Beaucoup de nos adhérents ont du reste repris en présentiel depuis le déconfinement(4) et ils sont nombreux à en être satisfaits.
➡️ Il s’agit de permettre à chaque personne vulnérable de vivre au mieux avec le virus et les risques individuels qu’elle encourt afin qu'elle puisse trouver, au travail, en télétravail, ou via le maintien en isolement, les conditions de sécurité et de sérénité adaptées à sa santé.
Un dossier complexe qui est donc bien loin d’être clos.
(1) Ecrite à une période où on dénombrait environ 500 cas de Covid19 diagnostiqués chaque jour en France. Ils sont désormais plus de 5000.
(2) Or on sait que la distanciation n'est plus garantie dans les transports, notamment aux heures de pointe. De plus, des opérateurs comme la RATP ont renoncé récemment à la règle "un siège sur deux"
(3) Nos associations ont d'ores et déjà demandé aux Ministères de la Santé et du Travail : l'obligation de télétravail (lorsqu'il est possible) pour toutes les personnes vulnérables (anciens critères) et leurs proches vivant sous le même toit ; un accès prioritaire dans des délais garantis au médecin du travail pour toutes les personnes vulnérables et leurs proches amenés à reprendre en présentiel ; la possibilité de prise en charge de moyens de transports alternatifs aux transports en commun lorsque les garanties nécessaires en termes de distantiation physique ne sont pas réunies ; une interdiction de licenciement, sur le modèle du dispositif de protection des femmes enceintes, pour les salariés vulnérables et leurs proches.
Renaloo considére également que la liste des personnes "à très haut risque" doit être établie sur la base d'une démarche scientifique incontestable et que le décret doit être modifié dans ce sens.
(4) Selon notre enquête dont les résultats ont tout récemment été publiés par le Bristish Medical Journal, sur les 2000 personnes vivant avec une maladie rénale participantes (dont 20% de personnes dialysées et 60% de personnes transplantées) la moitié, soit environ un millier, avaient une activité professionnelle.

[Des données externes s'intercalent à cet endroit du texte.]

# 0kam/alproj

Hardware: AMD Instinct MI355X
Metric: Gpoints/s projected (pinhole + Brown-Conrady, single pose) over the 100M-vertex DSM; CMA-ES iterations/s in `cma` (higher is better)
Workload: dtype f32

## Files before the change

alproj_amd/csrc/alp_cma.hip:

```cpp
#include "alp_points_internal.h"
#include "alp_sampler.h"

#include <cmath>

namespace {

using namespace alp;

constexpr int CMA_MAX_D = SAMPLER_MAX_D;
constexpr int CMA_MAX_P = 4096;
constexpr int CMA_MAX_STARTS = 1024;
constexpr int64_t CMA_MAX_TOTAL = 65536;
constexpr int TELL_THREADS = 256;
constexpr int JACOBI_MAX_SWEEPS = 40;
constexpr double CMA_EPS = 1e-8;
constexpr double CMA_SIGMA_MAX = 1e32;

struct CmaState {
    double mean[CMA_MAX_D], ps[CMA_MAX_D], pc[CMA_MAX_D], d[CMA_MAX_D];
    double C[CMA_MAX_D * CMA_MAX_D], B[CMA_MAX_D * CMA_MAX_D];
    double BD[CMA_MAX_D * CMA_MAX_D];
    double sigma;
    long long g;
    unsigned k0, k1;
};

struct CmaHyper {
    int D, P, mu, dmax, K;
    double mu_eff, c1, cmu, cc, c_sigma, d_sigma, chi_n, cm, sum_w;
};

struct ExpandArgs {
    double tmpl[ALP_NPARAM];
    double lo[CMA_MAX_D], hi[CMA_MAX_D];
    int idx[CMA_MAX_D];
    double origin[3];
};

template <typename T, int DMAX, bool LF>
__global__ __launch_bounds__(256) void cma_generation_kernel(SamplerArgs a0, ExpandArgs e, const CmaState *__restrict__ states, long long P,
                                                             long long total, double *__restrict__ x_out, double *__restrict__ cand_out,
                                                             PoseRec<T> *__restrict__ recs, long long lf_off) {
    const long long cand = ((long long)blockIdx.x * blockDim.x + threadIdx.x) >> 6;
    if (cand >= total) return;
    const long long start = cand / P, draw = cand - start * P;
    const CmaState *st = states + start;
    const int lane = (int)(threadIdx.x & 63);
    SamplerArgs a = a0;
#pragma unroll
    for (int i = 0; i < DMAX; ++i)
        if (i < a.D) a.mean[i] = st->mean[i];
    a.sigma = st->sigma;
    a.gen = (unsigned)st->g;
    a.k0 = st->k0;
    a.k1 = st->k1;
    const double *BD = st->BD;
    double z[DMAX], x[DMAX];
#pragma unroll
    for (int j = 0; j < DMAX; ++j) z[j] = 0.0;
    int accepted = -1;
    for (int base = 0; base < a.n_max && accepted < 0; base += 64) {
        const int t = base + lane;
        bool ok = false;
        if (t < a.n_max) {
            draw_normals<DMAX>(z, a.D, (unsigned)t, (unsigned)draw, a.gen, a.k0, a.k1);
            ok = make_x<DMAX, false>(a, BD, z, x);
        }
        const unsigned long long m = __ballot(ok);
        if (m) accepted = base + __ffsll((long long)m) - 1;
    }
    const int t_final = accepted >= 0 ? accepted : a.n_max;
    if (lane != (t_final & 63)) return;
    draw_normals<DMAX>(z, a.D, (unsigned)t_final, (unsigned)draw, a.gen, a.k0, a.k1);
    make_x<DMAX, true>(a, BD, z, x);
    double prm[ALP_NPARAM];
    for (int k = 0; k < ALP_NPARAM; ++k) prm[k] = e.tmpl[k];
#pragma unroll
    for (int i = 0; i < DMAX; ++i)
        if (i < a.D) {
            double xi = x[i];
            if (accepted < 0 && a.bounded) xi = fmin(fmax(xi, a.lower[i]), a.upper[i]);
            x_out[cand * a.D + i] = xi;
            prm[e.idx[i]] = xi * (e.hi[i] - e.lo[i]) + e.lo[i];
        }
    for (int k = 0; k < ALP_NPARAM; ++k) cand_out[cand * ALP_NPARAM + k] = prm[k];
    double g[POSE_WORDS];
    fold_pose_hd(prm, e.origin, g);
    for (int k = 0; k < POSE_WORDS; ++k) recs[cand].v[k] = (T)g[k];
    if (LF) {
        double lf[POSE_WORDS];
        lens_free_from_general_hd(g, lf);
        for (int k = 0; k < POSE_WORDS; ++k) recs[lf_off + cand].v[k] = (T)lf[k];
    }
}

__device__ __forceinline__ void circle_pair(int m, int r, int k, int *p, int *q) {
    const int a = k == 0 ? m - 1 : (r + k) % (m - 1);
    const int b = (r - k + (m - 1)) % (m - 1);
    *p = a < b ? a : b;
    *q = a < b ? b : a;
}

__device__ void jacobi_eigen(int D, double *C, double *B, double *d2, double *A, double *A2, double *V, double *V2, double *self_,
                             double *oth, double *dlt, int *partner, int *rotated, int *nrot) {
    const int tid = threadIdx.x;
    const int DD = D * D;
    for (int e = tid; e < DD; e += blockDim.x) {
        const int i = e / D, j = e % D;
        double s = 0;
        for (int k = 0; k < D; ++k) s += B[k * D + i] * B[k * D + j];
        A2[e] = s;
    }
    __syncthreads();
    for (int e = tid; e < DD; e += blockDim.x) {
        const int i = e / D, j = e % D;
        double s = 0;
        for (int k = 0; k < D; ++k) s += B[i * D + k] * ((k == j ? 1.5 : 0.0) - 0.5 * A2[k * D + j]);
        V2[e] = s;
    }
    __syncthreads();
    for (int e = tid; e < DD; e += blockDim.x) B[e] = V2[e];
    __syncthreads();
    for (int e = tid; e < DD; e += blockDim.x) {
        const int i = e / D, j = e % D;
        double s = 0;
        for (int k = 0; k < D; ++k) s += C[i * D + k] * B[k * D + j];
        A2[e] = s;
    }
    __syncthreads();
    for (int e = tid; e < DD; e += blockDim.x) {
        const int i = e / D, j = e % D;
        if (i <= j) {
            double s = 0;
            for (int k = 0; k < D; ++k) s += B[k * D + i] * A2[k * D + j];
            A[i * D + j] = s;
            A[j * D + i] = s;
        }
        V[e] = i == j ? 1.0 : 0.0;
    }
    __syncthreads();
    const int m = (D + 1) & ~1;
    for (int sweep = 0; sweep < JACOBI_MAX_SWEEPS && m >= 2; ++sweep) {
        if (tid == 0) *nrot = 0;
        __syncthreads();
        for (int r = 0; r < m - 1; ++r) {
            if (tid < m / 2) {
                int p, q;
                circle_pair(m, r, tid, &p, &q);
                if (q < D) {
                    const double app = A[p * D + p], aqq = A[q * D + q], apq = A[p * D + q];
                    const double g = 100.0 * fabs(apq);
                    double c = 1.0, s = 0.0, t = 0.0;
                    const bool rot = apq != 0.0 && !(fabs(app) + g == fabs(app) && fabs(aqq) + g == fabs(aqq));
                    if (rot) {
                        const double theta = (aqq - app) / (2.0 * apq);
                        if (fabs(theta) > 1e150) t = 0.5 / theta;
                        else {
                            t = 1.0 / (fabs(theta) + sqrt(theta * theta + 1.0));
                            if (theta < 0) t = -t;
                        }
                        c = 1.0 / sqrt(t * t + 1.0);
                        s = t * c;
                        *nrot = 1;
                    }
                    partner[p] = q; partner[q] = p;
                    self_[p] = c; self_[q] = c;
                    oth[p] = -s; oth[q] = s;
                    dlt[p] = -t * apq; dlt[q] = t * apq;
                    rotated[p] = rotated[q] = rot;
                } else if (p < D) {
                    partner[p] = p; self_[p] = 1.0; oth[p] = 0.0; dlt[p] = 0.0; rotated[p] = 0;
                }
            }
            __syncthreads();
            for (int e = tid; e < DD; e += blockDim.x) {
                const int i = e / D, j = e % D;
                double v;
                if (i == j) v = A[e] + dlt[i];
                else if (partner[i] == j && rotated[i]) v = 0.0;
                else {
                    const int lo = i < j ? i : j, hi = i < j ? j : i;
                    const int plo = partner[lo], phi = partner[hi];
                    v = self_[hi] * A[lo * D + hi];
                    if (oth[hi] != 0.0) v += oth[hi] * A[lo * D + phi];
                    v *= self_[lo];
                    if (oth[lo] != 0.0) {
                        double w = self_[hi] * A[plo * D + hi];
                        if (oth[hi] != 0.0) w += oth[hi] * A[plo * D + phi];
                        v += oth[lo] * w;
                    }
                }
                A2[e] = v;
                double u = V[i * D + j] * self_[j];
                if (oth[j] != 0.0) u += V[i * D + partner[j]] * oth[j];
                V2[e] = u;
            }
            __syncthreads();
            for (int e = tid; e < DD; e += blockDim.x) {
                A[e] = A2[e];
                V[e] = V2[e];
            }
            __syncthreads();
        }
        if (*nrot == 0) break;
        __syncthreads();
    }
    for (int e = tid; e < DD; e += blockDim.x) {
        const int i = e / D, j = e % D;
        double s = 0;
        for (int k = 0; k < D; ++k) s += B[i * D + k] * V[k * D + j];
        V2[e] = s;
    }
    for (int i = tid; i < D; i += blockDim.x) d2[i] = A[i * D + i];
    __syncthreads();
    for (int e = tid; e < DD; e += blockDim.x) B[e] = V2[e];
    __syncthreads();
}
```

90% d'entre elles ont été éloignées de leur lieu de travail durant le confinement (télétravail, chômage partiel, ASA, etc.), mais début juillet 2020, 40% avaient repris une activité en présentiel.
2 Commentaires
Bonjour,
Je travaille auprès d’enfant déficient intellectuel dont la distanciation physique est difficile. Mon médecin m’a fournit une attestation pour ne pas reprendre le travail et continuer à percevoir le chômage partiel. Or, ma direction me demande un arrêt de travail.
Que faut il fournir à mon employeur ?
Merci
Bonjour, si vous êtes dans une des situations évoquées dans le décret, c’est un certificat qu’il faut produire et qui vous permet d’accéder au chômage partiel. Pas d’arrêt de travail dans ce cas.